Only the lines with "continue" in the entries below belong in the answer; please copy them.

>>

# PKU-EPIC/HOTrack

Hardware: AMD Instinct MI355X
Metric: HandTrackNet point-cloud frames/sec (N=1024) (higher is better)
Workload: dtype f32; 1 GPU; HandTrackNet forward, batch=64 synthetic 1024-pt clouds per GPU (BASELINE configs[1]); per_gpu_batch=64, global_batch=64, npoints=1024, parallelism=dp1 (independent batches, no collective), world_size=1, resident_batches_rotated=5, dead_attention_elided=True, fused_sa_kernels=True, launch=hipGraph replay, batches_in_flight=4, hip_hw_queues=4, sa_compute_units=256, weights=deterministic random init (no checkpoint available offline)

## Files before the change

hotrack_amd/csrc/ball_query.hip:

```cpp
#include "pn2_common.h"
#include "fps_tie.h"

namespace pn2 {

constexpr int kBqThreads = 256;
constexpr int kBqWaves = kBqThreads / kWave;
constexpr int kBqTile = 4096;

template <int CPW, bool JOINT>
__device__ __forceinline__ void ball_query_body(const int bx, const int by, int n, int m, float radius2, int nsample,
                                                const float *__restrict__ new_xyz_all, const float *__restrict__ xyz_all,
                                                int *__restrict__ idx_all, const int *__restrict__ picks_all,
                                                float *__restrict__ new_xyz_out_all, float *__restrict__ new_xyz_copy, int copy_ld) {
    extern __shared__ __attribute__((aligned(16))) float smem[];
    const int tile_cap = n < kBqTile ? n : kBqTile;
    float *sx = smem, *sy = smem + tile_cap, *sz = smem + 2 * tile_cap;

    const int b = by;
    const float *__restrict__ xyz = xyz_all + (size_t)b * n * 3;
    const float *__restrict__ new_xyz = picks_all ? nullptr : new_xyz_all + (size_t)b * m * 3;
    const int *__restrict__ picks = picks_all ? picks_all + (size_t)b * m : nullptr;
    int *__restrict__ idx = idx_all + (size_t)b * m * nsample;

    const int tid = threadIdx.x;
    const int lane = tid & 63;
    const int w = tid >> 6;
    const int c_base = bx * (kBqWaves * CPW);

    float cx[CPW], cy[CPW], cz[CPW];
    int cnt[CPW], first[CPW];
#pragma unroll
    for (int c = 0; c < CPW; ++c) {
        const int s = c_base + c * kBqWaves + w;
        const bool ok = s < m;
        const float *__restrict__ src = !ok ? nullptr : (picks ? xyz + 3 * (size_t)picks[s] : new_xyz + 3 * (size_t)s);
        cx[c] = ok ? src[0] : 0.f;
        cy[c] = ok ? src[1] : 0.f;
        cz[c] = ok ? src[2] : 0.f;
        if (ok && picks && lane == 0) {
            float *o = new_xyz_out_all + ((size_t)b * m + s) * 3;
            o[0] = cx[c]; o[1] = cy[c]; o[2] = cz[c];
            if (new_xyz_copy) {
                float *o2 = new_xyz_copy + ((size_t)b * m + s) * copy_ld;
                o2[0] = cx[c]; o2[1] = cy[c]; o2[2] = cz[c];
            }
        }
        cnt[c] = ok ? 0 : nsample;
        first[c] = 0;
    }

    for (int t0 = 0; t0 < n; t0 += kBqTile) {
        const int tn = (n - t0) < kBqTile ? (n - t0) : kBqTile;
        if (t0 > 0) __syncthreads();
        for (int i = tid; i < 3 * tn; i += kBqThreads) {
            const float v = xyz[(size_t)3 * t0 + i];
            const int p = i / 3, comp = i - 3 * p;
            (comp == 0 ? sx : comp == 1 ? sy : sz)[p] = v;
        }
        __syncthreads();
        if constexpr (JOINT) {
            int open = 0;
#pragma unroll
            for (int c = 0; c < CPW; ++c) open += cnt[c] < nsample ? 1 : 0;
            for (int base = 0; base < tn && open > 0; base += kWave) {
                const int p = base + lane;
                const bool in = p < tn;
                const float x = in ? sx[p] : 0.f, y = in ? sy[p] : 0.f, z = in ? sz[p] : 0.f;
                float d2[CPW];
                if constexpr (CPW >= 2) {
#pragma unroll
                    for (int c = 0; c < CPW; c += 2) {
                        const pn2_f32x2 d = sqdist2((pn2_f32x2){cx[c], cx[c + 1]}, (pn2_f32x2){cy[c], cy[c + 1]}, (pn2_f32x2){cz[c], cz[c + 1]}, x, y, z);
                        d2[c] = d.x;
                        d2[c + 1] = d.y;
                    }
                } else {
                    d2[0] = sqdist(cx[0], cy[0], cz[0], x, y, z);
                }
#pragma unroll
                for (int c = 0; c < CPW; ++c) {
                    if (cnt[c] >= nsample) continue;
                    const bool hit = in && (d2[c] < radius2);
                    const uint64_t mask = __ballot(hit);
                    if (mask) {
                        int *__restrict__ row = idx + (size_t)(c_base + c * kBqWaves + w) * nsample;
                        if (cnt[c] == 0) first[c] = t0 + base + __builtin_ctzll(mask);
                        const int pos = cnt[c] + prefix_popc(mask);
                        if (hit && pos < nsample) row[pos] = t0 + p;
                        cnt[c] += __builtin_popcountll(mask);
                        if (cnt[c] >= nsample) --open;
                    }
                }
            }
        } else {
#pragma unroll
            for (int c = 0; c < CPW; ++c) {
                const int s = c_base + c * kBqWaves + w;
                int *__restrict__ row = idx + (size_t)s * nsample;
                int mycnt = cnt[c];
                if (mycnt >= nsample) continue;
                for (int base = 0; base < tn; base += kWave) {
                    const int p = base + lane;
                    const bool in = p < tn;
                    const float x = in ? sx[p] : 0.f, y = in ? sy[p] : 0.f, z = in ? sz[p] : 0.f;
                    const float d2 = sqdist(cx[c], cy[c], cz[c], x, y, z);
                    const bool hit = in && (d2 < radius2);
                    const uint64_t mask = __ballot(hit);
                    if (mask) {
                        if (mycnt == 0) first[c] = t0 + base + __builtin_ctzll(mask);
                        const int pos = mycnt + prefix_popc(mask);
                        if (hit && pos < nsample) row[pos] = t0 + p;
                        mycnt += __builtin_popcountll(mask);
                        if (mycnt >= nsample) break;
                    }
                }
                cnt[c] = mycnt;
            }
        }
    }
#pragma unroll
    for (int c = 0; c < CPW; ++c) {
        const int s = c_base + c * kBqWaves + w;
        if (s >= m) continue;
        int *__restrict__ row = idx + (size_t)s * nsample;
        const int fill = cnt[c] > 0 ? first[c] : 0;
        for (int p = cnt[c] + lane; p < nsample; p += kWave) row[p] = fill;
    }
}

template <int CPW, bool JOINT>
__global__ void __launch_bounds__(kBqThreads)
ball_query_kernel(int n, int m, float radius2, int nsample, const float *__restrict__ new_xyz_all,
                  const float *__restrict__ xyz_all, int *__restrict__ idx_all, const int *__restrict__ picks_all,
                  float *__restrict__ new_xyz_out_all, float *__restrict__ new_xyz_copy, int copy_ld) {
    ball_query_body<CPW, JOINT>((int)blockIdx.x, (int)blockIdx.y, n, m, radius2, nsample, new_xyz_all, xyz_all, idx_all, picks_all,
                                new_xyz_out_all, new_xyz_copy, copy_ld);
}

template <int CPW>
__global__ void __launch_bounds__(kBqThreads)
ball_tie_kernel(int nbx_ball, int nb_ball, int nbx_tie, int n, int m, float radius2, int nsample, const float *__restrict__ xyz_all,
                int *__restrict__ idx_all, const int *__restrict__ picks_all, float *__restrict__ new_xyz_out_all,
                float *__restrict__ new_xyz_copy, int copy_ld, int m2, const float *__restrict__ radii_all, int *__restrict__ flags) {
    const int L = (int)blockIdx.x;
    if (L < nb_ball) {
        const int by = L / nbx_ball;
        ball_query_body<CPW, false>(L - by * nbx_ball, by, n, m, radius2, nsample, xyz_all, xyz_all, idx_all, picks_all, new_xyz_out_all,
                                    new_xyz_copy, copy_ld);
    } else {
        const int T = L - nb_ball, by = T / nbx_tie;
        fps_tie_body(T - by * nbx_tie, by, nbx_tie, n, m2, m, xyz_all, picks_all, radii_all, flags);
    }
}

int ball_query_dispatch(int b, int n, int m, float radius, int nsample, const float *new_xyz,
                        const float *xyz, int *idx, hipStream_t st, const int *picks, float *new_xyz_out, float *new_xyz_copy,
                        int copy_ld) {
    if (b == 0 || m == 0) return PN2_OK;
    const float radius2 = radius * radius;
    const int tile_cap = n < kBqTile ? n : kBqTile;
    const size_t lds = (size_t)3 * tile_cap * sizeof(float);
    const long total = (long)b * m;
    int cpw = 1;
    if (total >= 4L * kBqWaves * 4096) cpw = 4;
    else if (total >= 2L * kBqWaves * 2048) cpw = 2;
    const int per_block = kBqWaves * cpw;
    dim3 grid((m + per_block - 1) / per_block, b);
    const bool joint = cpw >= 2 && n >= 4096;
    if (cpw == 4 && joint)
        hipLaunchKernelGGL((ball_query_kernel<4, true>), grid, dim3(kBqThreads), lds, st, n, m, radius2, nsample, new_xyz, xyz, idx, picks, new_xyz_out, new_xyz_copy, copy_ld);
    else if (cpw == 4)
        hipLaunchKernelGGL((ball_query_kernel<4, false>), grid, dim3(kBqThreads), lds, st, n, m, radius2, nsample, new_xyz, xyz, idx, picks, new_xyz_out, new_xyz_copy, copy_ld);
    else if (cpw == 2 && joint)
        hipLaunchKernelGGL((ball_query_kernel<2, true>), grid, dim3(kBqThreads), lds, st, n, m, radius2, nsample, new_xyz, xyz, idx, picks, new_xyz_out, new_xyz_copy, copy_ld);
    else if (cpw == 2)
        hipLaunchKernelGGL((ball_query_kernel<2, false>), grid, dim3(kBqThreads), lds, st, n, m, radius2, nsample, new_xyz, xyz, idx, picks, new_xyz_out, new_xyz_copy, copy_ld);
    else
        hipLaunchKernelGGL((ball_query_kernel<1, false>), grid, dim3(kBqThreads), lds, st, n, m, radius2, nsample, new_xyz, xyz, idx, picks, new_xyz_out, new_xyz_copy, copy_ld);
    return check_launch();
}

constexpr long kBallTieMaxN = (64 * 1024 - 22 * 1024) / 12 / 64 * 64;
bool ball_tie_supported(long b, long n, long m, long m2) {
    return b >= 1 && m >= 1 && n <= kBallTieMaxN && b * n <= 16384 && b * m < 2L * kBqWaves * 2048 && m2 >= 1 && m2 <= m &&
           m2 <= kTieMaxM;
}

int ball_tie_dispatch(int b, int n, int m, float radius, int nsample, const float *xyz, int *idx, const int *picks, float *new_xyz_out,
                      float *new_xyz_copy, int copy_ld, int m2, const float *radii, int *flags, hipStream_t st) {
    if (!ball_tie_supported(b, n, m, m2)) return PN2_ERANGE;
    const float radius2 = radius * radius;
    const int tile_cap = n < kBqTile ? n : kBqTile;
    const size_t lds = (size_t)3 * tile_cap * sizeof(float);
    const int per_block = kBqWaves;
    const int nbx_ball = (m + per_block - 1) / per_block, nbx_tie = (n + kTiePts - 1) / kTiePts;
    const long grid = (long)b * nbx_ball + (long)b * nbx_tie;
    hipLaunchKernelGGL(ball_tie_kernel<1>, dim3((unsigned)grid), dim3(kBqThreads), lds, st, nbx_ball, b * nbx_ball, nbx_tie, n, m, radius2, nsample,
                       xyz, idx, picks, new_xyz_out, new_xyz_copy, copy_ld, m2, radii, flags);
    return check_launch();
}

}
```

hotrack_amd/csrc/capi.hip:

```cpp
#include <stdlib.h>

#include "pn2_common.h"
#include "../../include/pn2_ext.h"

namespace pn2 {
static thread_local int g_last_hip_error = 0;
void set_last_hip_error(int e) { g_last_hip_error = e; }

int fps_dispatch(int b, int n, int m, const float *xyz, float *temp, int *idx, hipStream_t st, int force_threads,
                 const int *skip_flags, int nflags, float *radii);
int fps_tie_check(int b, int n, int m, int m1, const float *xyz, const int *idx, const float *radii, int *flags, hipStream_t st);
bool fps_knn_supported(int n, int nq, int k);
bool ball_tie_supported(long b, long n, long m, long m2);
int ball_tie_dispatch(int b, int n, int m, float radius, int nsample, const float *xyz, int *idx, const int *picks, float *new_xyz_out,
                      float *new_xyz_copy, int copy_ld, int m2, const float *radii, int *flags, hipStream_t st);
bool three_nn_interp_supported(long b, long n, long m, long c, long ldp, long ldo);
int three_nn_interp_dispatch(int b, int n, int m, int c, const float *unknown, const float *known, const float *points, int ldp,
                             float *out, int ldo, hipStream_t st);
int fps_knn_dispatch(int b, int n, int m, const float *xyz, int *idx, float *radii, int nq, int k, int k2, const float *query,
                     int *kidx, int *kidx2, hipStream_t st);
int ball_query_dispatch(int b, int n, int m, float radius, int nsample, const float *new_xyz, const float *xyz,
                        int *idx, hipStream_t st, const int *picks, float *new_xyz_out, float *new_xyz_copy, int copy_ld);
int three_nn_dispatch(int b, int n, int m, const float *unknown, const float *known, float *dist2, int *idx,
                      hipStream_t st, bool weights);
int interp_pm_dispatch(int b, int c, int m, int n, const float *points, int ldp, const int *idx, const float *weight,
                       float *out, int ldo, hipStream_t st);
int knn_dispatch(int b, int n, int m, int k, const float *unknown, const float *known, float *dist2, int *idx,
                 hipStream_t st, int k2, int *idx2);
int group_fwd_dispatch(int b, int c, int n, int npoints, int nsample, const float *points, const int *idx,
                       float *out, hipStream_t st);
int group_bwd_dispatch(int b, int c, int n, int npoints, int nsample, const float *grad_out, const int *idx,
                       float *grad_points, hipStream_t st);
int interp_fwd_dispatch(int b, int c, int m, int n, const float *points, const int *idx, const float *weight,
                        float *out, hipStream_t st);
int interp_bwd_dispatch(int b, int c, int n, int m, const float *grad_out, const int *idx, const float *weight,
                        float *grad_points, hipStream_t st);
}

using namespace pn2;

#define PN2_REQ(cond, code) \
    do {                    \
        if (!(cond)) return (code); \
    } while (0)

static inline bool fits_int(long v) { return v >= 0 && v <= 2147483647L; }

extern "C" {

int pn2_abi_version(void) { return 2; }

int pn2_last_hip_error(void) { return g_last_hip_error; }

const char *pn2_strerror(int code) {
    switch (code) {
        case PN2_OK: return "ok";
        case PN2_EINVAL: return "invalid dimension or parameter";
        case PN2_ENULL: return "required pointer is NULL";
        case PN2_ERANGE: return "size outside the supported range";
        case PN2_ESCRATCH: return "this size needs the scratch buffer (temp) to be provided";
        case PN2_ELAUNCH: return "HIP kernel launch failed";
        default: return "unknown error";
    }
}

int pn2_furthest_point_sampling(int b, int n, int m, const float *xyz, float *temp, int *idx, void *stream) {
    PN2_REQ(b >= 0 && n >= 1 && m >= 0, PN2_EINVAL);
    if (b == 0 || m == 0) return PN2_OK;
    PN2_REQ(xyz && idx, PN2_ENULL);
    PN2_REQ(b <= 65535 * 32768L, PN2_ERANGE);
    PN2_REQ(fits_int((long)n * 3), PN2_ERANGE);
    int force = 0;
    if (const char *e = getenv("PN2_FPS_THREADS")) force = atoi(e);
    return fps_dispatch(b, n, m, xyz, temp, idx, (hipStream_t)stream, force, nullptr, 0, nullptr);
}
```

<<

[EXERCISE RESPONSE]
                    if (cnt[c] >= nsample) continue;
                if (mycnt >= nsample) continue;
        if (s >= m) continue;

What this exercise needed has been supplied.